Bonjour,
J'aimerai savoir pourquoi l'absorbance est en mV sur le graphe qu'on obtient des hétéroduplexes et des homoduplexes (f(temps)=absorbance (mV)).
Je voudrai aussi avoir des informations sur le décrochement du TEAA/ADN grâce à l'acétonitrile, savoir si il se fixe sur la colonne, comment il intervient sur la liaison faible.
Merci d'avance
Personne ne connait le fonctionnement du dHPLC?
J'ai plein d'autres questionscomme:
- Comment l'acétonitrile fragilise les liaisons entre le teaa et la colonne?
- Est-ce que l'acétonitrile se fixe sur un des deux ou est éluée?
- Comment fonctionne le dégazeur pour les tampons?
- Quand sont injectés les échantillons d'ADN?
- Comment fonctionne l'accélérateur?
J'espère que quelqu'un s'y connait...
Discussion déplacée biologie -> chimie.
Expliques rapidement comment fonctionne cette colonne, son principe. A partir de leurs connaissances, je pense que les chimistes te répondront sans problème.
Greg
Bonjour
alors c'est une colonne hydrophobe non poreuse, le tampon a contient du TEAA une molécule amphiphile qui permet de faire le lien entre la colonne et l'ADN chargé -.
Cette méthode permet de séparer les hétéroduplexes des homoduplexes, le TEAA/ADN est élué par de l'acétonitrile.
La concentration d'acétonitrile augmente en fonction du temps pour décrocher en dernier les homoduplexes.
Si quelqu'un à une explication toujours pour l'acétonitrile et l'absorbance en mV?
pour l'absorbance regarde quel type de détecteur à ton HPLC, ça pourrait venir de ça.
c'est possible que ce soit pas de l'absorbance mais autre chose qu'il mesure
il me semble que ce que tu fait s'appèle ou s'apparente à la chromatographie de paire d'ion.
pour l'acétonitrile, l'explication est:
-tu diminue la concentration en TEAA dans la phase stationaire
-et tu diminue la concentration en eau de la phase mobile, ce qui fait que les effets hydrophobes diminuent. (tu rend ton solvant moins polaire)
Bonjour tout le monde,
S'agit-il d'un détecteur UV ?
Dans tous les cas, en fonction du logiciel, les détecteurs renvoient des résultats dans des unités parfois sybillines.

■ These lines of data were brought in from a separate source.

template <int W, int R, int IPW = 1, int NW = 4>
__global__ __launch_bounds__(64 * NW, NW == 8 ? 1 : 2) void k_conv3x3_d2p(const uint16_t *__restrict__ yt, const uint16_t *__restrict__ w3,
                                                        const float *__restrict__ oscale, float *__restrict__ out,
                                                        int64_t out_bs, const float *__restrict__ in_inv,
                                                        unsigned *__restrict__ out_range, int64_t out_ps, int64_t n_img,
                                                        const float *__restrict__ pool_sc, const float *__restrict__ pool_sh,
                                                        float *__restrict__ pool_out, int64_t pool_bs) {
    constexpr int PW = W + 2, PR = R + 2;
    static_assert(IPW == 1 || R == W, "several images per workgroup: whole images only");
    constexpr int NPIX = IPW * PR * PW;
    constexpr int NP = (NPIX + 31) / 32;
    constexpr int PLANE = NP * 32 * 32;
    constexpr int STAGE = 2 * PLANE;
    constexpr int WSTAGE = 9 * 2 * COUT * KC * 2;
    constexpr int W_LDS0 = 2 * STAGE;
    constexpr int NOUT = IPW * R * W;
    constexpr int NBLK = (NOUT + 31) / 32;
    static_assert(NBLK <= 2 * NW, "two column blocks per wave");
    constexpr int PPW = (2 * NP + NW - 1) / NW;
    constexpr int WPW = (18 + NW - 1) / NW;
    extern __shared__ __attribute__((aligned(16))) char sm[];

    const int wave = __builtin_amdgcn_readfirstlane(threadIdx.x >> 6), lane = threadIdx.x & 63;
    const int half = lane >> 5, n = lane & 31;
    int strip = blockIdx.x;
    int64_t img = blockIdx.y;
    {
        const unsigned nstrip = gridDim.x, lin = blockIdx.x + nstrip * blockIdx.y, full = gridDim.y & ~7u;
        if (lin < nstrip * full) {
            const unsigned j = lin >> 3;
            strip = (int)(j % nstrip);
            img = (int64_t)(j / nstrip) * 8 + (lin & 7);
        }
    }
    const int oy0 = strip * R;
    constexpr unsigned IMG_BYTES = 16u * W * W * 32u;
    img *= IPW;
    const int n_here = (int)(n_img - img < IPW ? n_img - img : IPW);
    const __amdgpu_buffer_rsrc_t yrsrc = __builtin_amdgcn_make_buffer_rsrc((void *)(yt + img * (int64_t)(IMG_BYTES / 2)), 0,
                                                                           (unsigned)n_here * IMG_BYTES, 0x00020000);
    unsigned a_src[PPW];
    int a_dst[PPW];
#pragma unroll
    for (int i = 0; i < PPW; ++i) {
        const int q = wave + NW * i;
        const int term = q / NP, piece = q % NP;
        const int pix = piece * 32 + (lane >> 1);
        const int ji = pix / (PR * PW), prem = pix % (PR * PW);
        const int pr = prem / PW, pc = prem % PW;
        const int iy = oy0 - 1 + pr, ix = pc - 1;
        const bool inside = q < 2 * NP && pix < NPIX && iy >= 0 && iy < W && ix >= 0 && ix < W;
        const int chunk = (lane & 1) ^ ((pix >> 3) & 1);
        a_src[i] = inside ? (unsigned)(ji * IMG_BYTES + (term * W * W + iy * W + ix) * 32 + chunk * 16) : 0xfffffff0u;
        a_dst[i] = q < 2 * NP ? term * PLANE + piece * 1024 : -1;
    }
    auto dma_a = [&](int st, int buf) {
#pragma unroll
        for (int i = 0; i < PPW; ++i)
            if (a_dst[i] >= 0) {
                const unsigned v = a_src[i] == 0xfffffff0u ? a_src[i] : a_src[i] + (unsigned)st * (2u * W * W * 32u);
                __builtin_amdgcn_raw_ptr_buffer_load_lds(yrsrc, LDS_PTR(sm + buf * STAGE + a_dst[i]), 16, v, 0, 0, 0);
            }
    };

    int pbase[2];
    bool live_blk[2];
#pragma unroll
    for (int t = 0; t < 2; ++t) {
        const int blk = wave + NW * t;
        live_blk[t] = blk < NBLK;
        int p = blk * 32 + n;
        if (p >= NOUT) p = NOUT - 1;
        const int pj = p / (R * W), pq = p % (R * W);
        pbase[t] = pj * (PR * PW) + (pq / W) * PW + (pq % W);
    }
    const int a_off = n * 32 + ((half ^ ((n >> 3) & 1)) << 4);
    const __amdgpu_buffer_rsrc_t wrsrc = __builtin_amdgcn_make_buffer_rsrc((void *)w3, 0, NST * WSTAGE, 0x00020000);
    const int w_voff = (lane >> 1) * 32 + (((lane & 1) ^ ((lane >> 4) & 1)) << 4);
    auto dma_w = [&](int st, int buf) {
#pragma unroll
        for (int i = 0; i < WPW; ++i) {
            const int piece = wave + NW * i;
            if (piece < 18)
                __builtin_amdgcn_raw_ptr_buffer_load_lds(wrsrc, LDS_PTR(sm + W_LDS0 + buf * WSTAGE + piece * 1024), 16, w_voff,
                                                         st * WSTAGE + piece * 1024, 0, 0);
        }
    };

    f32x16 acc[2];
#pragma unroll
    for (int t = 0; t < 2; ++t)
#pragma unroll
        for (int r = 0; r < 16; ++r) acc[t][r] = 0.f;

Il est en général possible de changer l'Unité, mais ca n'apporte pas grand chose...
Pour ce qui est de tes questions :
- l'effet de l'acétonitrile sur l'élution a été expliquéJ'ai plein d'autres questions comme:
- Comment l'acétonitrile fragilise les liaisons entre le teaa et la colonne?
- Est-ce que l'acétonitrile se fixe sur un des deux ou est éluée?
- Comment fonctionne le dégazeur pour les tampons?
- Quand sont injectés les échantillons d'ADN?
- Comment fonctionne l'accélérateur?
J'espère que quelqu'un s'y connait ...
- l'acétonitrile ne se fixe pas, il traverse la colonne en emportant la TEAA fixée à l'ADN
- le dégaseur comporte une membrane poreuse et une pompe à vide. Sous l'effet du vide, le gaz dissous dans le solvent est évacué à travers la membrane.
- Les échantillons d'ADN sont injectés un peu avant l'entrée de la colonne (en général au niveau d'une valve d'injection type rheodyneTM
- Peux-tu détailler ce que tu appelles un accélérateur ?
Bonjour,
Merci beaucoup pour vos réponses.
Il s'agit d'un détecteur UV (lampe au deutérium), pour l'accélérateur je sais juste qu'il est interne(marqué dans le guide transgenomic) et que j'utilise n dHPLC 3500HT, j'en sais pas plus.